The utility model relates to the technical field of thermometers, in particular to a non-contact infrared thermometer.

Background

A non-contact infrared thermometer is a measuring meter for measuring the human body temperature by utilizing the radiation principle, and is most commonly a forehead thermometer, so that the measurement of the human body temperature can be realized. The probe is only required to be aligned with the forehead, and the measurement data can be obtained only by pressing the measurement button for a few seconds, so that the probe is very suitable for emergency and serious patients, old people, infants and the like.

However, because the user cannot determine the detection distance of the infrared sensor, it is difficult to ensure that the distance between the thermometer and the human body is in the optimal range, and when the detection distance is improper, the detection result is easy to cause detection errors due to the influence of the environmental temperature; at this time, the user usually needs to perform temperature measurement multiple times to obtain a relatively accurate detection result, which in turn affects the convenience of detection. Therefore, in order to facilitate a user to accurately and conveniently obtain body temperature measurement data, the utility model provides a non-contact infrared thermometer.

Disclosure of Invention

The utility model aims to provide a non-contact infrared thermometer for solving the problems in the background technology. In order to achieve the above purpose, the present utility model provides the following technical solutions:

the non-contact infrared thermometer comprises a main body, wherein a control module, a temperature sensor for detecting the temperature of a detected object, a distance sensor for detecting the distance between the main body and the detected object and a light source module for projecting the detection result onto the detected object are arranged on the main body; the temperature sensor, the light source module and the distance sensor are connected and matched with the control module, so that a user can conveniently control the detection distance and read the temperature value.

Further, the light source module comprises an LED component and a convex lens, the LED component is connected with the control module, and light rays emitted by the LED component are projected onto the object to be measured through the convex lens.

Further, the LED component comprises a digital display circuit board, an LED patch lamp and a shading piece; the digital display circuit board is connected with the control module, the LED lamp patch is arranged on the digital display circuit board, and the shading piece is fixed on the periphery of the LED lamp patch.

Further, the main body is further provided with a buzzer, and the buzzer is connected with the control module to prompt the detection distance.

The utility model has the beneficial effects that: according to the utility model, through the cooperation of the temperature sensor, the light source module, the distance sensor and the control module, a user can be prompted to control the detection distance, and the temperature value can be projected onto a detected object for the user to read quickly, so that the operation normalization and convenience are improved, and the detection accuracy is ensured.

Drawings

In order to more clearly illustrate the technical solutions of the embodiments of the present utility model, the drawings that are needed in the embodiments will be briefly described below, and it is obvious that the drawings in the following description are only some embodiments of the present utility model, and other drawings may be obtained according to these drawings without inventive effort for a person skilled in the art.

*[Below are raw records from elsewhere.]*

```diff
+C = int(sys.argv[1]) if len(sys.argv) > 1 else 64
+B = int(sys.argv[2]) if len(sys.argv) > 2 else 256
+io = sys.argv[3] if len(sys.argv) > 3 else "fp32"
+H = W = {64: 32, 128: 32, 32: 64}[C]
+nblk, reps = 5, 5
+dev = torch.device("cuda:0")
+lib = L.load()
+aids = ctypes.CDLL(str(Path(L.library_path()).with_name("libvqae_b200_testaids.so")))
+aids.vqae_trunk_resident_set_profile.argtypes = [ctypes.c_void_p]
+st = E._stream(dev)
+gen = torch.Generator().manual_seed(7)
+packs = []
+for i in range(nblk):
+    ws = [(torch.randn(C, C, k, k, generator=gen) * 0.05).to(dev) for k in (1, 3, 1)]
+    pk = torch.empty(11 * C * C, dtype=torch.bfloat16, device=dev)
+    L.check(lib.vqae_pack_resident_block_f16(E._ptr(ws[0]), E._ptr(ws[1]), E._ptr(ws[2]), C, 0.2,
+                                              E._ptr(pk), st), "pack")
+    packs.append(pk)
+chain = types.SimpleNamespace(weights=torch.cat(packs), n=nblk, scalars=torch.tensor(
+    [[0.01, 0.02, -0.01, 0.03, 0.02, -0.02, 0.01, 0.2]] * nblk, dtype=torch.float32).to(dev))
+dt = torch.float16 if io == "fp16" else torch.float32
+x = torch.randn(B, H, W, C, device=dev).to(dt)
+y = torch.empty_like(x)
+E.trunk_resident(x, y, chain)
+prof = torch.zeros(8 * 32, dtype=torch.int64, device=dev)
+rows = {r: [] for r in (0, 2, 4, 6)}
+for _ in range(reps):
+    prof.zero_()
+    aids.vqae_trunk_resident_set_profile(E._ptr(prof))
+    E.trunk_resident(x, y, chain)
+    torch.cuda.synchronize()
+    aids.vqae_trunk_resident_set_profile(None)
+    p = prof.cpu().view(8, 32)
+    for r in rows:
+        g3m0, st0, g3m1, pdone, e1 = (int(p[r, i]) for i in (12, 22, 13, 14, 17))
+        rows[r].append((st0 - g3m0 if st0 else -1, g3m1 - g3m0, pdone - g3m1, e1 - pdone))
+print(f"{Path(L.library_path()).parent.name}/{L.library_path().name}: C={C} batch {B} io {io}, "
+      f"median of {reps} launches, cycles")
+print("half-round                 store m0   store m0 + P m0   store m1 + P m1   E1 (both M-tiles)")
+print("(store m0 = -1: a build without that stamp; the stores only happen at the image switch)")
+for r, v in rows.items():
+    med = [sorted(c)[len(c) // 2] for c in zip(*v)]
+    tag = "image switch" if r == 0 else "ordinary    "
+    print(f"hr {20 + r:2d} slot 1 {tag} {med[0]:10d} {med[1]:17d} {med[2]:17d} {med[3]:18d}")
```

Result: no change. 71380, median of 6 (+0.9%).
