template <int DP>
__device__ __forceinline__ void msum_out(const KArgs& a, State& S, float* Sm, const v16f (&sacc)[DP / 32],
                                         unsigned mcnt, int ct, int msl, int lr, int hh) {
#pragma unroll
  for (int dt = 0; dt < DP / 32; ++dt)
#pragma unroll
    for (int v = 0; v < 16; ++v) {
      const int s2 = 32 * ct + (v & 3) + 8 * (v >> 2) + 4 * hh;
      Sm[s2 * DP + 32 * dt + lr] = sacc[dt][v] * a.inv_scale;
    }
  const unsigned tot = mcnt + __shfl_xor(mcnt, 32);
  if (hh == 0) S.cnt[msl] = tot;
}

__device__ void schedule(const KArgs& a, State& S, const int32_t* idx, int dist_cost, bool sparse_ok) {
  const int P = S.P;
  for (int p = 0; p < P && S.seedfree; ++p) {
    if (S.st[p] != ST_WAIT) continue;
    const int s = __ffs(S.seedfree) - 1;
    S.seedfree &= ~(1u << s);
    S.sslot[p] = static_cast<unsigned char>(s);
    S.st[p] = ST_SEED;
    S.c[p] = 0;
  }
  int ni = 0, nc = 0, nls = 0, nss2 = 0;
  unsigned long long nseed = 0, nlloyd = 0, nm = 0;
  for (int p = 0; p < P; ++p) S.pitem[p] = -1;
  for (int p = 0; p < P; ++p) {
    if (S.st[p] != ST_SEED) continue;
    const int c = S.c[p];
    const int nt = (c == 0) ? 1 : S.ntr[p];
    if (nc + nt > CW || ni + nt > IMAX || nss2 + nt > 2 * (NEW * NSS + NDW * NSS_D)) continue;
    nss2 += nt;
    S.pitem[p] = static_cast<short>(ni);
    for (int t = 0; t < nt; ++t) {
      const int kind = (c == 0) ? IK_SEED0 : IK_SEED;
      S.ikind[ni] = static_cast<unsigned char>(kind);
      S.iprob[ni] = static_cast<unsigned char>(p);
// ... 91 lines not shown
    if (S.ikind[it] >= IK_RUN) continue;
    if (open_w >= 0) {
      S.sstep[open_w][S.nsw[open_w] - 1][1] = static_cast<unsigned char>(it);
      open_w = -1;
      continue;
    }
    int w = -1;
    for (int q = 0; q < NW; ++q)
      if (S.nsw[q] < (q < NDW ? NSS_D : NSS) && (w < 0 || wcost[q] < wcost[w])) w = q;
    S.sstep[w][S.nsw[w]++][0] = static_cast<unsigned char>(it);
    wcost[w] += KM_COST_SSTEP;
    open_w = w;
  }
  S.nitems = ni;
  S.ncols = nc;
  S.n_seed += nseed;
  S.n_lloyd += nlloyd;
  S.n_mrows += nm;
  if (ni > 0) {
    S.n_sweeps += 1;
    S.n_ctiles += static_cast<unsigned long long>((nc + 31) / 32) * a.T;
  }
}

template <int DP>
__global__ __launch_bounds__(NT, 1) void kmeans_kernel(KArgs a) {
  using LY = Lay<DP>;
  __shared__ __attribute__((aligned(16))) char smem[LY::TOTAL];
  char* ring = smem;
  float* Dt = reinterpret_cast<float*>(smem + LY::OFF_D);
  float* Sm = reinterpret_cast<float*>(smem);
  uint8_t* Ls = reinterpret_cast<uint8_t*>(smem + LY::OFF_LS);
  float* XN = reinterpret_cast<float*>(smem + LY::OFF_XN);
  State& S = *reinterpret_cast<State*>(smem + LY::OFF_ST);

  const int tid = threadIdx.x, lane = tid & 63;
  const int wave = __builtin_amdgcn_readfirstlane(tid >> 6);
  const int m = a.m, T = a.T;
  uint8_t* wsb = a.ws + static_cast<size_t>(blockIdx.x) * a.ws_per_wg;
  uint8_t* glab = wsb;
  double* s64 = reinterpret_cast<double*>(wsb + a.off_s64);
  int* c64 = reinterpret_cast<int*>(wsb + a.off_c64);
  uint2* clist = reinterpret_cast<uint2*>(wsb + a.off_list);
  float* cen = reinterpret_cast<float*>(wsb + a.off_cen);
  float* cenn = reinterpret_cast<float*>(wsb + a.off_cenn);
  int32_t* cpos = reinterpret_cast<int32_t*>(wsb + a.off_cpos);
  float* dbuf = reinterpret_cast<float*>(wsb + a.off_dbuf);
  float* rdist = reinterpret_cast<float*>(wsb + a.off_rdist);
  const int T1 = a.Tws + 1;
  if (tid == 0) S.n_lloyd = S.n_seed = S.n_mrows = S.n_reloc = S.n_sweeps = S.n_ctiles = S.n_sparse = S.n_changes = 0;

  for (;;) {
    __syncthreads();
    if (tid == 0) S.unit = static_cast<int>(atomicAdd(a.counter, 1u));
    __syncthreads();
    const int unit = S.unit;
    if (unit >= a.nh * a.nU) break;
    const int hb = unit / a.nU, g = unit - hb * a.nU;
    const int h = a.h_begin + hb;
    const int32_t* idx = a.idx + static_cast<size_t>(h) * m;
    const int32_t* gd = a.units + g * US;

    if (tid == 0) {
      const int P = gd[0];
      S.P = P;
      int o = 0;
      for (int p = 0; p < P; ++p) {
        S.K[p] = static_cast<unsigned char>(gd[1 + 4 * p]);
        S.kidx[p] = static_cast<unsigned char>(gd[2 + 4 * p]);
        S.init[p] = static_cast<unsigned char>(gd[3 + 4 * p]);
        S.ntr[p] = static_cast<unsigned char>(gd[4 + 4 * p]);
        S.st[p] = ST_WAIT;
        S.iter[p] = 0;
        S.pchg[p] = a.m;
        S.lcur[p] = 0;
        S.cenoff[p] = static_cast<short>(o);
        o += S.K[p];
        S.lead[p] = static_cast<unsigned char>(p);
        S.fgo[p] = 0;
      }
      if (cc_km_share_seed)
        for (int p = 0; p < P; ++p) {
          if (S.init[p] != 0) continue;
          int l = p;
          for (int q = 0; q < P; ++q)
            if (S.init[q] == 0 && S.ntr[q] == S.ntr[p] && (S.K[q] > S.K[l] || (S.K[q] == S.K[l] && q < l))) l = q;
          if (l != p) {
            S.lead[p] = static_cast<unsigned char>(l);
            S.st[p] = ST_FOLLOW;
          }
        }
      S.rr = 0;
      S.seedfree = (a.seedmax >= 32) ? 0xFFFFFFFFu : ((1u << a.seedmax) - 1u);
    }
    __syncthreads();
    const int P = S.P;
    for (size_t e = tid; e < static_cast<size_t>(2 * P) * a.lsm; e += NT) glab[e] = 0xFF;

    {
      double* red = reinterpret_cast<double*>(ring);
      double* mean = reinterpret_cast<double*>(ring) + NT;
      constexpr int NPH = NT / DP;
      const int d = tid % DP, ph = tid / DP;
      double s = 0.0;
      for (int r = ph; r < m; r += NPH) s += static_cast<double>(a.X[static_cast<size_t>(idx[r]) * DP + d]);
      red[ph * DP + d] = s;
      __syncthreads();
      if (tid < DP) {
        double t = 0.0;
        for (int k = 0; k < NPH; ++k) t += red[k * DP + tid];
        mean[tid] = t / m;
      }
      __syncthreads();
      const double mu = mean[d];
      double q = 0.0;
      for (int r = ph; r < m; r += NPH) {
        const double v = static_cast<double>(a.X[static_cast<size_t>(idx[r]) * DP + d]) - mu;
        q += v * v;
      }
      __syncthreads();
      red[ph * DP + d] = q;
      __syncthreads();
      if (tid == 0) {
        double tot = 0.0;
        for (int dd = 0; dd < a.dreal; ++dd) {
          double t = 0.0;
          for (int k = 0; k < NPH; ++k) t += red[k * DP + dd];
          tot += t / m;
        }
        S.tol = static_cast<float>(static_cast<float>(tot / a.dreal) * a.tol_rel);
      }
      __syncthreads();
    }

    for (;;) {
      KM_STAMP(swp);
      if (tid == 0) {
        if constexpr (kPair<DP>) {
          [[clang::always_inline]] schedule(a, S, idx, dist_cost<DP>(), kSparse<DP> && !cc_km_dense_only);
        } else {
          schedule(a, S, idx, dist_cost<DP>(), kSparse<DP> && !cc_km_dense_only);
        }
      }
      __syncthreads();
      const int nitems = S.nitems, ncols = S.ncols;
      if (nitems == 0) break;

      if (tid < ncols) {
        const int sr = S.srow[tid];
        S.cnorm[tid] = (sr >= 0) ? a.xnorm[sr] : (sr == INT_MIN ? __builtin_huge_valf() : cenn[-sr - 1]);
      }
      if (tid < 2 * RT * 4) Dt[(tid >> 2) * DSD + CW + (tid & 3)] = __builtin_huge_valf();
      if (tid < IMAX) S.iinert[tid] = 0.0;
      if (tid < NW * NSS * 2) {
        const int w = tid / (2 * NSS), i = (tid / 2) % NSS, h = tid & 1;
        S.sdesc[w][i][h] = seed_desc(a, S, S.sstep[w][i][h], T1);
      }
      const int hh = lane >> 5, lr = lane & 31;
      const bool pm = kPair<DP> && ncols <= 4 * 32;
      const int TP = (T + 1) >> 1;
#ifdef CC_KM_STAMPS
      unsigned long long st_acc[8] = {0, 0, 0, 0, 0, 0, 0, 0};
#endif
      if (wave < NDW) {
        const int nsub = __builtin_amdgcn_readfirstlane(static_cast<int>(32 * wave < ncols) +
                                                        static_cast<int>(32 * (wave + NDW) < ncols));
        h8 ah0[DP / 16], al0[DP / 16], ah1[DP / 16], al1[DP / 16];
// ... 235 lines not shown
        for (int k = 0; k < 7; ++k) atomicAdd(&a.stats[8 + 8 * wave + k], st_acc[k]);
#endif
      __syncthreads();

      KM_STAMP(pp0);
      if (tid < P) {
        const int p = tid;
        S.need_sel[p] = 0;
        S.to_run[p] = S.fgo[p];
        if (S.st[p] == ST_SEED && S.pitem[p] >= 0) {
          const int c = S.c[p];
          const KppDecision k = kpp_decide(S.iinert + S.pitem[p], S.ntr[p], c, S.cs[p]);
          S.pot32[p] = k.pot;
          S.cs[p] = static_cast<unsigned char>(k.cs);
          S.sbest[p] = static_cast<unsigned char>(k.best);
          cpos[p * a.Kws + c] = (c == 0) ? a.kpp_pos[S.kidx[p] * a.n_init + S.init[p]] : S.cand[p][k.best];
          S.c[p] = static_cast<unsigned char>(c + 1);
          if (c + 1 == S.K[p]) {
            S.to_run[p] = 1;
          } else {
            S.need_sel[p] = 1;
          }
        }
      }
      __syncthreads();
      if (tid == 0) {
        for (int p = 0; p < P; ++p)
          if (S.to_run[p]) {
            if (S.st[p] == ST_SEED) S.seedfree |= 1u << S.sslot[p];
            S.st[p] = ST_RUN;
            S.iter[p] = 0;
            S.pchg[p] = a.m;
          }
      }
      {
        int j = 0;
        for (int p = 0; p < P; ++p) {
          if (!S.need_sel[p]) continue;
          if ((j++ % NW) != wave) continue;
          const int ss = S.sslot[p];
          if constexpr (kPair<DP>) {
            [[clang::always_inline]] kpp_select(a, S, p, dbuf + (static_cast<size_t>(ss) * T1 + S.cs[p]) * a.lsm, lane);
          } else {
            kpp_select(a, S, p, dbuf + (static_cast<size_t>(ss) * T1 + S.cs[p]) * a.lsm, lane);
          }
        }
      }
      for (int p = 0; p < P; ++p) {
        if (!S.to_run[p]) continue;
        const int K = S.K[p], cp = S.lead[p] * a.Kws;
        for (int e = tid; e < K * DP; e += NT) {
          const int c = e / DP, d = e - c * DP;
          cen[(S.cenoff[p] + c) * DP + d] = a.X[static_cast<size_t>(idx[cpos[cp + c]]) * DP + d];
        }
        if (tid < K) cenn[S.cenoff[p] + tid] = row_sq(a.X + static_cast<size_t>(idx[cpos[cp + tid]]) * DP, a.dreal);
      }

Fig. 1 is a schematic structural view of the present utility model.

Fig. 2 is a schematic exploded view of the present utility model.

Fig. 3 is a schematic structural view of an LED assembly according to the present utility model.

It should be noted that the drawings are not necessarily to scale, but are merely shown in a schematic manner that does not affect the reader's understanding.

Detailed Description

The following description of the embodiments of the present utility model will be made clearly and completely with reference to the accompanying drawings, in which it is apparent that the embodiments described are only some embodiments of the present utility model, but not all embodiments. All other embodiments, which can be made by those skilled in the art based on the embodiments of the utility model without making any inventive effort, are intended to be within the scope of the utility model.

In the present utility model, the terms "upper", "lower", "left", "right", "front", "rear", "top", "bottom", "inner", "outer", "middle", "vertical", "horizontal", "lateral", "longitudinal" and the like indicate an azimuth or a positional relationship based on that shown in the drawings. These terms are only used to better describe the present utility model and its embodiments and are not intended to limit the scope of the indicated devices, elements or components to the particular orientations or to configure and operate in the particular orientations.

Also, some of the terms described above may be used to indicate other meanings in addition to orientation or positional relationships, for example, the term "upper" may also be used to indicate some sort of attachment or connection in some cases. The specific meaning of these terms in the present utility model will be understood by those of ordinary skill in the art according to the specific circumstances.

Furthermore, the terms "mounted," "configured," "provided," "connected," and "connected" are to be construed broadly. For example, it may be a fixed connection, a removable connection, or a unitary construction; may be a mechanical connection, or an electrical connection; may be directly connected, or indirectly connected through intervening media, or may be in internal communication between two devices, elements, or components. The specific meaning of the above terms in the present utility model can be understood by those of ordinary skill in the art according to the specific circumstances.

Furthermore, the terms "first," "second," and the like, are used primarily to distinguish between different devices, elements, or components (the particular species and configurations may be the same or different), and are not used to indicate or imply the relative importance and number of devices, elements, or components indicated. Unless otherwise indicated, the meaning of "a plurality" is two or more.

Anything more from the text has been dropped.